命令主文  1 被申立人は、申立人X2組合組合員A2に対する平成26年12月17日付け解雇がなかったものとして取り扱うとともに、解雇の日の翌日から就労させるまでの間、同人が就労していれば得られたであろう賃金相当額を支払わなければならない。
2 被申立人は、申立人X1組合及び同X2組合に対し、下記の文書を速やかに手交するとともに、縦2メートル×横1メートル大の白色板に下記の文書と同文を明瞭に記載して、被申立人のB2保育所の正面玄関付近の従業員の見やすい場所に2週間掲示しなければならない。
記(省略) 
判断の要旨  1 解雇理由について
 被申立人法人は、組合員A2を解雇した理由は同人が採用時に重大な経歴詐称を行ったことにあり、客観的合理的な理由がある旨主張する。
 しかし、認定した事実によれば、同人が採用時の提出書類に重大な虚偽の記載を行ったとまではいえず、また、同人の施設長就任により本件保育所の運営に支障が出たとまではいえないのであって、同人が重大な経歴詐称を行ったとする法人の主張には理由がない。
2 解雇に至る手続について
 法人の理事会でA2の普通解雇が可決承認されたこと、それより前に同人に対し、解雇に関する説明や弁明等を聴取する機会を設けていないことについては、争いがない。この点について法人は、①あらかじめ説明や弁明聴取を行えば、他の保育士や保護者に情報が広がり、園内が混乱することを危惧した旨、②法人の就業規則に、普通解雇を行う場合に弁明の機会を与えるとの規定はない旨主張する。
 しかし、上記①については、仮に法人が危惧する事態が起こり得たとしても、それをもって、法人の主張が正当化されるものではない。②については、訓戒、戒告、減給等の懲戒を行う場合に職員に弁明の機会を与える旨の規定はあるところ、解雇という労働者にとって重大な処分を行うに当たっては、当該労働者にその理由に関する説明をし、質問や意見を求めるなどの慎重な手続を行うことが望ましいといえる。理事会において理事長がA2に質問や意見を求めたことを考慮しても、法人の対応は慎重さを欠いたものといわざるを得ない。

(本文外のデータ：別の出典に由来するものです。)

@@ -559,52 +619,7 @@
                     key = warp_min_key(lane < nSW ? sWarpKey[lane] : ~0ull);
                 if (PROF && tid == 0)
                     c2 = clock64();
-                u64 *const *rp = sRowPtr[par];
-#pragma unroll
-                for (int j = 0; j < kFMaxSlotsPerLane; ++j)
-                    if (lane + 32 * j < G)
-                        st_relaxed_gpu(rp[lane + 32 * j] + b, key);
-                const u64 *row = rp[b];
-                const u64 filler = (~0ull << 8) | tag;
-                u64 m;
-                long long t0 = 0;
-                if (p.pollDelay > 0)
-                {
-                    const long long w0 = clock64();
-                    while (clock64() - w0 < p.pollDelay)
-                        ;
-                }
-                for (unsigned round = 0;; ++round)
-                {
-                    u64 v[kFMaxSlotsPerLane];
-#pragma unroll
-                    for (int j = 0; j < kFMaxSlotsPerLane; ++j)
-                    {
-                        const int i = lane + 32 * j;
-                        v[j] = i < G ? ld_relaxed_gpu(row + i) : filler;
-                    }
-                    m = ~0ull;
-                    int ok = 1;
-#pragma unroll
-                    for (int j = 0; j < kFMaxSlotsPerLane; ++j)
-                    {
-                        ok &= (static_cast<unsigned>(v[j] & 0xff) == tag);
-                        m = u64_min(m, v[j]);
-                    }
-                    if (__all_sync(0xffffffffu, ok))
-                        break;
-                    if ((round & 63) == 63)
-                    {
-                        if (t0 == 0)
-                            t0 = clock64();
-                        else if (__any_sync(0xffffffffu, clock64() - t0 > p.timeoutCycles))
-                        {
-                            abort = true;
-                            break;
-                        }
-                    }
-                }
-                m = warp_min_key(m);
+                const u64 m = exchange_min_key(sRowPtr[par], b, G, lane, key, tag, p, abort);
                 bxy = static_cast<unsigned>(m >> 8) & 0xffffffu;
                 if (p.localSearch && !abort)
                 {
@@ -870,6 +885,372 @@
             p.prof[static_cast<size_t>(b) * 8 + i] = sProf[i];
 }
 
+constexpr int kPNodeWarps = 14;
+constexpr int kPExchangeWarp = kFWarps - 1;
+constexpr int kPRing = 4;
+constexpr int kPBarBmu = 1, kPBarKeys = 2;
+constexpr unsigned kPAbortBit = 1u << 31;
+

 また、本件解雇通知書には、A2の行為は移管協定書(「C市立C1保育所の民営化に関する協定書」)の条項に違反し、施設長としての条件を欠く者を施設長に配置する状態を作出する重大な行為である旨の記載があるところ、法人は当該条項の解釈にはある程度幅があることを認識していたにもかかわらず、本件解雇前に解釈についてC市に問い合わせたと認めるに足る疎明はない。法人は漫然と当該条項に違反する状態であると判断しており、このような対応は拙速であるといわざるを得ない。
 以上のとおりであるから、本件解雇に至る手続は妥当性を欠くといわざるを得ない。
3 A2の元勤務先に対する問合せについて
 A2が本件保育所の施設長として勤務し始めてから約2年7か月経過した頃に、法人が同人の勤務内容に疑問があるとして元勤務先の保育園に問合せを行ったのは不自然であり、その2か月ほど前に組合結成通知書が法人に送達されたことを併せ考えると、むしろ、この問合せは申立人X2組合が結成されたことを契機として行われたとみるのが自然である。
4 本件解雇当時の労使関係について
 認定した事実によれば、本件解雇当時、組合らと法人との間では、年末一時金や団交の進め方をめぐり、意見が対立していたといえ、法人の組合嫌悪意思が推認される。
 これに加え、A2はX2組合の副委員長であること、年末一時金についての回答の期限である日に同人が解雇されたことなどから、法人は組合の中心人物であるA2を本件保育所から排除することを企図していたとみるのが相当である。
5 結論
 以上のことを総合すると、本件解雇はA2が組合員であるが故に行われた不利益取扱いである。また、法人は組合らの弱体化を図ったともいうべきであるから、組合らに対する支配介入にも当たる。